Most Internet anonymity software leaks users’ details - Libertatea
http://www.qmul.ac.uk/media/news/items/se/158459.html
======
Matt3o12_
I can't agree with many facts in that article:

> "[VPNs are] used by around 20 per cent of European internet users they
> encrypt users’"

I think it is more like 2%. I don't know anyone but me who uses a VPN. I'd
even say that if I picked 100 people I know, less then 20% know what a VPN is.

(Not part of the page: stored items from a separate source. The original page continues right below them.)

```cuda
template <int KB, int BN>
__global__ void __launch_bounds__(kThreads, 1)
    conv_tc_kernel(const __grid_constant__ CUtensorMap tmA, const __grid_constant__ CUtensorMap tmB, const TcParams p) {
  constexpr int SUBS = 64 / KB;
  constexpr int kSteps = KB / 16;
  constexpr uint32_t kAPlane = 128 * KB * 2;
  constexpr uint32_t kASub = 2 * kAPlane;
  constexpr uint32_t kBPlane = BN * KB * 2;
  constexpr uint32_t kBSub = 2 * kBPlane;
  constexpr uint32_t kStageBytes = SUBS * (kASub + kBSub);
  constexpr uint32_t kBRegion = SUBS * kASub;
  constexpr uint32_t kLayout = KB == 64 ? 1u : KB == 32 ? 2u : 3u;
  extern __shared__ uint8_t smem_raw[];
  __shared__ __align__(8) uint64_t bar_full[kMaxStages];
  __shared__ __align__(8) uint64_t bar_empty[kMaxStages];
  __shared__ float bias_s[256];

  const int warp = __shfl_sync(0xffffffffu, (int)threadIdx.x >> 5, 0);
  const int lane = threadIdx.x & 31;
  const uint32_t smem_base = (smem_u32(smem_raw) + 1023u) & ~1023u;
  const int total_tiles = p.m_tiles * p.n_tiles;
  const int num_iters = (p.total_sub + SUBS - 1) / SUBS;

  if (warp == kConsumerWarps && lane == 0) {
    tma_prefetch(&tmA);
    tma_prefetch(&tmB);
    MbarRing(smem_u32(&bar_full[0]), smem_u32(&bar_empty[0]), 0, p.stages).init(1, kConsumerWarps);
    asm volatile("fence.mbarrier_init.release.cluster;" ::: "memory");
  }
  for (int i = threadIdx.x; i < p.n_tiles * BN; i += blockDim.x) bias_s[i] = __ldg(p.bias + i);
  __syncthreads();

  if (warp == kConsumerWarps) {
    if (elect_one_sync()) {
      MbarRing ring(smem_u32(&bar_full[0]), smem_u32(&bar_empty[0]), 0, p.stages);
      for (int tile = blockIdx.x; tile < total_tiles; tile += gridDim.x) {
        const int nt = tile % p.n_tiles;
        const int mt = tile / p.n_tiles;
        const int w0 = (mt % p.tiles_w) * p.Wt;
        const int h0 = ((mt / p.tiles_w) % p.tiles_h) * p.Ht;
        const int n0 = (mt / (p.tiles_w * p.tiles_h)) * p.Nt;
        const int wbase = w0 * p.stride - p.pad_w, hbase = h0 * p.stride - p.pad_h;
        const int nrow = nt * BN;
        int cc = 0, kw = 0, kh = 0, sub = 0;
        for (int it = 0; it < num_iters; ++it) {
          ring.wait_empty();
          const int nsub = min(SUBS, p.total_sub - sub);
          const uint32_t full = ring.full();
          const uint32_t sbase = smem_base + (uint32_t)ring.slot * kStageBytes;
          mbar_expect_tx(full, (uint32_t)nsub * (kASub + kBSub));
#pragma unroll
          for (int j = 0; j < SUBS; ++j) {
            if (j < nsub) {
              tma_load_5d(sbase + (uint32_t)j * kASub, &tmA, cc * KB, wbase + kw * p.dil_w, hbase + kh * p.dil_h, n0, 0, full);
              tma_load_3d(sbase + kBRegion + (uint32_t)j * kBSub, &tmB, (kh * p.KW + kw) * p.CinPadTC + cc * KB, nrow, 0,
                          full);
              ++sub;
              if (++cc == p.cchunks) {
                cc = 0;
                if (++kw == p.KW) {
                  kw = 0;
                  ++kh;
                }
              }
            }
          }
          ring.advance();
        }
      }
    }
    __syncwarp();
  } else {
    const int wg = warp >> 2;
    const float slope = act_slope(p.act);
    const uint32_t dhi = desc_hi(8 * KB * 2, kLayout);
    MbarRing ring(smem_u32(&bar_full[0]), smem_u32(&bar_empty[0]), 0, p.stages);
    float acc[BN / 2];
    for (int tile = blockIdx.x; tile < total_tiles; tile += gridDim.x) {
#pragma unroll
      for (int i = 0; i < BN / 2; ++i) acc[i] = 0.f;
      HeldSlot held;
      for (int it = 0; it < num_iters; ++it) {
        const int nsub = min(SUBS, p.total_sub - it * SUBS);
        ring.wait_full();
        const uint32_t sdesc = desc_lo(smem_base + (uint32_t)ring.slot * kStageBytes);
        wg_fence();
#pragma unroll
        for (int j = 0; j < SUBS; ++j) {
          if (j < nsub) {
            const uint32_t a_hi = sdesc + ((j * kASub + (uint32_t)wg * (kAPlane / 2)) >> 4);
            const uint32_t a_lo = a_hi + (kAPlane >> 4);
            const uint32_t b_hi = sdesc + ((kBRegion + j * kBSub) >> 4);
            const uint32_t b_lo = b_hi + (kBPlane >> 4);
#pragma unroll
            for (int k = 0; k < kSteps; ++k)
              wgmma_split3<BN>(acc, a_hi + 2u * k, a_lo + 2u * k, b_hi + 2u * k, b_lo + 2u * k, dhi);
          }
        }
        wg_commit();
        wg_wait<1>();
        held.release(ring, lane);
        held.hold(ring);
        ring.advance();
      }
      wg_wait<0>();
      held.release_last(ring, lane);

      const int nt = tile % p.n_tiles;
      const int mt = tile / p.n_tiles;
      const int w0 = (mt % p.tiles_w) * p.Wt;
      const int h0 = ((mt / p.tiles_w) % p.tiles_h) * p.Ht;
      const int n0 = (mt / (p.tiles_w * p.tiles_h)) * p.Nt;
      const int c_lane = nt * BN + 2 * (lane & 3);
#pragma unroll
      for (int hr = 0; hr < 2; ++hr) {
        const int row = 64 * wg + 16 * (warp & 3) + (lane >> 2) + 8 * hr;
        const int dw = row % p.Wt;
        const int dh = (row / p.Wt) % p.Ht;
        const int n = n0 + row / (p.Wt * p.Ht);
        if (n >= p.N) continue;
        const int64_t obase = (int64_t)n * p.osn + (int64_t)(h0 + dh) * p.osh + (int64_t)(w0 + dw) * p.osw;
#pragma unroll
        for (int j = 0; j < BN / 8; ++j)
          epilogue_pair(acc[4 * j + 2 * hr], acc[4 * j + 2 * hr + 1], bias_s, c_lane + 8 * j, p.Cout, slope,
                        p.out_hi + obase, p.out_lo + obase);
      }
    }
  }
}

#define VR_TC_FOR_BN(X, KB) X(KB, 16) X(KB, 32) X(KB, 48) X(KB, 64) X(KB, 80) X(KB, 96) X(KB, 112) X(KB, 128)
#define VR_TC_FOR_ALL(X) VR_TC_FOR_BN(X, 64) VR_TC_FOR_BN(X, 32) VR_TC_FOR_BN(X, 16)


TcDebug g_debug;

static constexpr int kMaxDevices = 64;
const TcDevice& tc_device() {
  static TcDevice table[kMaxDevices];
  static TcDevice none;
  int dev = -1;
  if (cudaGetDevice(&dev) != cudaSuccess || dev < 0 || dev >= kMaxDevices) return none;
  TcDevice& d = table[dev];
  if (!d.ok) {
    if (cudaDeviceGetAttribute(&d.max_smem, cudaDevAttrMaxSharedMemoryPerBlockOptin, dev) != cudaSuccess ||
        cudaDeviceGetAttribute(&d.num_sms, cudaDevAttrMultiProcessorCount, dev) != cudaSuccess)
      return none;
#define VR_TC_SET_SMEM(KB, BN) \
  cudaFuncSetAttribute(conv_tc_kernel<KB, BN>, cudaFuncAttributeMaxDynamicSharedMemorySize, d.max_smem - kStaticSmem);
    VR_TC_FOR_ALL(VR_TC_SET_SMEM)
#undef VR_TC_SET_SMEM
    tc_rows_set_attributes(d.max_smem);
    tc_halo_set_attributes(d.max_smem);
    d.ok = true;
  }
  return d;
}

typedef CUresult (*EncodeTiledFn)(CUtensorMap*, CUtensorMapDataType, cuuint32_t, void*, const cuuint64_t*,
                                  const cuuint64_t*, const cuuint32_t*, const cuuint32_t*, CUtensorMapInterleave,
                                  CUtensorMapSwizzle, CUtensorMapL2promotion, CUtensorMapFloatOOBfill);
static EncodeTiledFn tc_encode_fn() {
  static EncodeTiledFn fn = nullptr;
  if (!fn) {
    void* p = nullptr;
    cudaDriverEntryPointQueryResult q;
    if (cudaGetDriverEntryPoint("cuTensorMapEncodeTiled", &p, cudaEnableDefault, &q) == cudaSuccess &&
        q == cudaDriverEntryPointSuccess)
      fn = (EncodeTiledFn)p;
  }
  return fn;
}

static CUtensorMapSwizzle swizzle_for(int KB) {
  return KB == 64 ? CU_TENSOR_MAP_SWIZZLE_128B : KB == 32 ? CU_TENSOR_MAP_SWIZZLE_64B : CU_TENSOR_MAP_SWIZZLE_32B;
}

static uint16_t tc_f2bf(float f) {
  uint32_t u;
  memcpy(&u, &f, 4);
  if ((u & 0x7fffffffu) > 0x7f800000u) return (uint16_t)((u >> 16) | 0x40);
  uint32_t r = 0x7fffu + ((u >> 16) & 1u);
  return (uint16_t)((u + r) >> 16);
}
static float tc_bf2f(uint16_t h) {
  uint32_t u = (uint32_t)h << 16;
  float f;
  memcpy(&f, &u, 4);
  return f;
}

struct TileGeom {
  int Wt, Ht, Nt;
  bool ok;
};
static TileGeom tile_geom(int Ho, int Wo) {
  TileGeom g{0, 0, 0, false};
  if (Wo <= 0 || Ho <= 0) return g;
  if (Wo >= 128) {
    if (Wo % 128) return g;
    g.Wt = 128; g.Ht = 1; g.Nt = 1;
  } else {
    if (128 % Wo) return g;
    g.Wt = Wo;
    g.Ht = 128 / Wo < Ho ? 128 / Wo : Ho;
    if (Ho % g.Ht) return g;
    if ((128 / Wo) % g.Ht) return g;
    g.Nt = 128 / (g.Wt * g.Ht);
  }
  g.ok = true;
  return g;
}

struct NTiling {
  int BN, n_tiles;
};
static NTiling n_tiling(const ConvLayer& L, bool rows, bool rows_wide) {
  const int cout16 = round_up(L.Cout, 16);
  if (rows) {
    const int BN = cout16 == 16 ? 16 : (rows_wide && cout16 % 64 == 0 ? 64 : 32);
    return {BN, ceil_div(cout16, BN)};
  }
  const int n_tiles = ceil_div(cout16, 128);
  return {round_up(ceil_div(cout16, n_tiles), 16), n_tiles};
}

TcKind tc_choose(const ConvLayer& L, int H, int W, bool rows_wide) {
  if (!(L.k == 1 || L.k == 3) || !(L.stride == 1 || L.stride == 2) || L.Cout < 4) return TC_NONE;
  const TileGeom g = tile_geom(H, W);
  if (!g.ok || g.Wt * L.stride > 256 || g.Ht * L.stride > 256) return TC_NONE;
  const bool k3s1 = L.k == 3 && L.stride == 1 && L.dil_h == 1 && L.dil_w == 1;
  const NTiling r = n_tiling(L, true, rows_wide), t = n_tiling(L, false, false);
  if (k3s1 && W % 128 == 0 && H % 8 == 0 && tc_rows_has(r.BN) && r.n_tiles * r.BN <= 256) return TC_ROWS;
  if (k3s1 && (W == 16 || W == 32 || W == 64) && H % (128 / W) == 0 && tc_halo_has(t.BN) &&
      t.n_tiles * t.BN <= 256 && g_debug.halo != 1)
    return TC_HALO;
  if (t.n_tiles * t.BN > 256) return TC_NONE;
  return TC_GENERIC;
}

template <class At>
static std::vector<uint16_t> split_bf16(const ConvLayer& L, const float* wp, int rows, int K, At at) {
  std::vector<uint16_t> planes((size_t)2 * rows * K, 0);
  const size_t lo = (size_t)rows * K;
  for (int co = 0; co < L.Cout; ++co)
    for (int t = 0; t < L.k * L.k; ++t)
      for (int ci = 0; ci < L.CinPad; ++ci) {
        const float w = wp[((size_t)t * L.CinPad + ci) * L.CoutPad + co];
        const uint16_t hi = tc_f2bf(w);
        const size_t i = at(co, t, ci);
        planes[i] = hi;
        planes[lo + i] = tc_f2bf(w - tc_bf2f(hi));
      }
  return planes;
}

static unsigned long long weight_group_mask(const ConvLayer& L, const float* wp, int CinPad) {
  if (CinPad / 8 > 64) return ~0ull;
  unsigned long long m = 0x3ull;
  for (int ci = 0; ci < L.CinPad; ++ci) {
    bool any = false;
    for (int t = 0; t < L.k * L.k && !any; ++t)
      for (int co = 0; co < L.Cout && !any; ++co) any = wp[((size_t)t * L.CinPad + ci) * L.CoutPad + co] != 0.f;
    if (any) m |= 1ull << (ci / 8);
  }
  return m;
}

static bool encode_weight_map(TcConv& tc, int rows, int K, int box_rows, std::string& err, const std::string& name) {
  cuuint64_t dims[3] = {(cuuint64_t)K, (cuuint64_t)rows, 2};
  cuuint64_t strides[2] = {(cuuint64_t)K * 2, (cuuint64_t)rows * K * 2};
  cuuint32_t box[3] = {(cuuint32_t)tc.KB, (cuuint32_t)box_rows, 2};
  cuuint32_t es[3] = {1, 1, 1};
  CUresult r = tc_encode_fn()(&tc.map_b, CU_TENSOR_MAP_DATA_TYPE_BFLOAT16, 3, tc.w_planes.get(), dims, strides, box, es,
                              CU_TENSOR_MAP_INTERLEAVE_NONE, swizzle_for(tc.KB), CU_TENSOR_MAP_L2_PROMOTION_L2_256B,
                              CU_TENSOR_MAP_FLOAT_OOB_FILL_NONE);
  if (r != CUDA_SUCCESS) {
    err = "cuTensorMapEncodeTiled(weights) failed for " + name + " code " + std::to_string((int)r);
    return false;
  }
  return true;
}

const CUtensorMap* tc_activation_map(TcConv& tc, const ActView& v, int bw, int bh, int bn, int es, std::string& err,
                                     const std::string& name) {
  const ViewKey key = std::make_tuple((const void*)v.hi, (const void*)v.lo, v.N, v.H, v.W, v.C, bw, bh, bn);
  auto it = tc.map_a.find(key);
  if (it != tc.map_a.end()) return &it->second;
  const int64_t plane = (const char*)v.lo - (const char*)v.hi;
  if (v.sw % 8 || v.sh % 8 || v.sn % 8 || (reinterpret_cast<uintptr_t>(v.hi) & 15) || plane <= 0 || plane % 16) {
    err = "internal: the input of " + name + " is not 16-byte aligned or its lo plane does not follow its hi plane";
    return nullptr;
  }
  cuuint64_t dims[5] = {(cuuint64_t)v.C, (cuuint64_t)v.W, (cuuint64_t)v.H, (cuuint64_t)v.N, 2};
  cuuint64_t strides[4] = {(cuuint64_t)v.sw * 2, (cuuint64_t)v.sh * 2, (cuuint64_t)v.sn * 2, (cuuint64_t)plane};
  cuuint32_t box[5] = {(cuuint32_t)tc.KB, (cuuint32_t)bw, (cuuint32_t)bh, (cuuint32_t)bn, 2};
  cuuint32_t estr[5] = {1, (cuuint32_t)es, (cuuint32_t)es, 1, 1};
  CUtensorMap m;
  CUresult r = tc_encode_fn()(&m, CU_TENSOR_MAP_DATA_TYPE_BFLOAT16, 5, (void*)v.hi, dims, strides, box, estr,
                              CU_TENSOR_MAP_INTERLEAVE_NONE, swizzle_for(tc.KB), CU_TENSOR_MAP_L2_PROMOTION_L2_256B,
                              CU_TENSOR_MAP_FLOAT_OOB_FILL_NONE);
  if (r != CUDA_SUCCESS) {
    err = "cuTensorMapEncodeTiled(activations) failed for " + name + " code " + std::to_string((int)r);
    return nullptr;
  }
  return &tc.map_a.emplace(key, m).first->second;
}

bool tc_prepare(ConvLayer& L, const float* w, const float* b, int H, int W, bool rows_wide, std::string& err) {
  const TcKind kind = tc_choose(L, H, W, rows_wide);
  if (kind == TC_NONE) return true;
  if (!tc_encode_fn()) {
    err = "cuTensorMapEncodeTiled is not available from the driver";
    return false;
  }
  auto tc = std::make_shared<TcConv>();
  tc->kind = kind;
  tc->H = H; tc->W = W;
  const NTiling nt = n_tiling(L, kind == TC_ROWS, rows_wide);
  const int BN = nt.BN, cin16 = round_up(L.CinPad, 16);
  tc->BN = BN; tc->n_tiles = nt.n_tiles;
  tc->KB = kind != TC_GENERIC ? 32 : cin16 % 64 == 0 ? 64 : cin16 % 32 == 0 ? 32 : 16;
  const int CinPad = round_up(L.CinPad, tc->KB);
  tc->CinPad = CinPad;
  tc->chunks = CinPad / tc->KB;
  tc->kmask = weight_group_mask(L, w, CinPad);
  const int rows = nt.n_tiles * BN;
  std::vector<uint16_t> planes;
  int brows, K;
  if (kind == TC_ROWS) {
    brows = 3 * rows;
    K = 3 * CinPad;
    planes = split_bf16(L, w, brows, K, [&](int co, int t, int ci) {
      return (size_t)(co / BN * 3 * BN + (2 - t / 3) * BN + co % BN) * K + (size_t)(t % 3) * CinPad + ci;
    });
  } else {
    brows = rows;
    K = L.k * L.k * CinPad;
    planes = split_bf16(L, w, brows, K, [&](int co, int t, int ci) { return (size_t)co * K + (size_t)t * CinPad + ci; });
  }
  std::vector<float> bias((size_t)rows, 0.f);
  for (int co = 0; co < L.Cout; ++co) bias[(size_t)co] = b[co];
  if (tc->w_planes.alloc(planes.size() * 2) != cudaSuccess || tc->bias.alloc(bias.size() * 4) != cudaSuccess) {
    err = "cudaMalloc failed while packing tensor-core weights for " + L.name;
    return false;
  }
  if (!upload(tc->w_planes.get(), planes.data(), planes.size() * 2, err) ||
      !upload(tc->bias.get(), bias.data(), bias.size() * 4, err) ||
      !encode_weight_map(*tc, brows, K, kind == TC_ROWS ? 3 * BN : BN, err, L.name))
    return false;
  L.tc = tc;
  return true;
}

cudaError_t tc_launch(const ConvLayer& L, const ActView& in, const ActView& out, cudaStream_t s, std::string& err,
                      const ConvFusion& f) {
  TcConv& tc = *L.tc;
  if (out.H != tc.H || out.W != tc.W || (in.H - 1) / L.stride + 1 != out.H || (in.W - 1) / L.stride + 1 != out.W) {
    err = "internal: " + L.name + " is launched on maps of another size than it was prepared for";
    return cudaErrorInvalidValue;
  }
  if (tc.kind == TC_ROWS) return tc_rows_launch(L, tc, in, out, s, err, f);
  if (!f.empty()) {
    err = "tc_launch: fused work is only implemented in the row-streaming kernel";
    return cudaErrorInvalidValue;
  }
  if (tc.kind == TC_HALO) return tc_halo_launch(L, tc, in, out, s, err);
  const TileGeom g = tile_geom(out.H, out.W);
  const CUtensorMap* map_a = tc_activation_map(tc, in, g.Wt * L.stride, g.Ht * L.stride, g.Nt, L.stride, err, L.name);
  if (!map_a) return cudaErrorInvalidValue;
  const int SUBS = 64 / tc.KB;
  TcParams p;
  p.N = out.N; p.Ho = out.H; p.Wo = out.W;
  p.Wt = g.Wt; p.Ht = g.Ht; p.Nt = g.Nt;
  p.tiles_w = out.W / g.Wt; p.tiles_h = out.H / g.Ht;
  p.m_tiles = p.tiles_w * p.tiles_h * ceil_div(out.N, g.Nt);
  p.n_tiles = tc.n_tiles;
  p.stride = L.stride; p.dil_h = L.dil_h; p.dil_w = L.dil_w;
  p.pad_h = L.dil_h * (L.k / 2); p.pad_w = L.dil_w * (L.k / 2);
  p.KW = L.k;
  p.cchunks = tc.chunks; p.total_sub = L.k * L.k * tc.chunks;
  p.CinPadTC = tc.CinPad; p.Cout = L.Cout; p.act = L.act;
  const int stage_bytes = SUBS * (2 * 128 * tc.KB * 2 + 2 * tc.BN * tc.KB * 2);
  const TcDevice& dv = tc_device();
  if (!dv.ok) {
    err = "tc_launch: cannot query the current device";
    return cudaErrorInvalidValue;
  }
  const int dyn = dv.max_smem - kStaticSmem;
  p.stages = (dyn - 1024) / stage_bytes;
  if (p.stages > kMaxStages) p.stages = kMaxStages;
  if (p.stages < 2) {
    err = "tc_launch: shared memory too small for two pipeline stages";
    return cudaErrorInvalidValue;
  }
  p.out_hi = out.hi; p.out_lo = out.lo;
  p.osn = out.sn; p.osh = out.sh; p.osw = out.sw;
  p.bias = tc.bias.get();
  const int total_tiles = p.m_tiles * p.n_tiles;
  const int grid = total_tiles < dv.num_sms ? total_tiles : dv.num_sms;
#define VR_TC_LAUNCH(KB_, BN_)                                                       \
  if (tc.KB == KB_ && tc.BN == BN_) {                                                \
    conv_tc_kernel<KB_, BN_><<<grid, kThreads, dyn, s>>>(*map_a, tc.map_b, p);       \
    return cudaGetLastError();                                                       \
  }
  VR_TC_FOR_ALL(VR_TC_LAUNCH)
#undef VR_TC_LAUNCH
  err = "tc_launch: no kernel instantiation for this channel tile";
  return cudaErrorInvalidValue;
}

}
```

Furthermore, the article makes IPv6 sound bad. If I didn't know what IPv6 and
VPNs are, I might think it IPv6 is bad, too. I'm also interested in knowing
which VPN softwares they tested. While I'm certain that old VPN Softwares leak
IPv6 IPs, I can't say that for all VPN softwares I use: OpenVPN (on Linux and
Tunnelblick on Mac) and Mac's built-in VPN software (which supports L2TP over
IPsec and PPTP). It is really a shame, though, that my VPN provider does not
support IPv6, yet.

The only thing that really leaks my real IP is WebRTC. Thanks to WebRTC,
everyone can see my real IP address and I can't disable in google chrome. If
you want to check what information your VPN is leaking, checkout:
[https://ipleak.net/](https://ipleak.net/)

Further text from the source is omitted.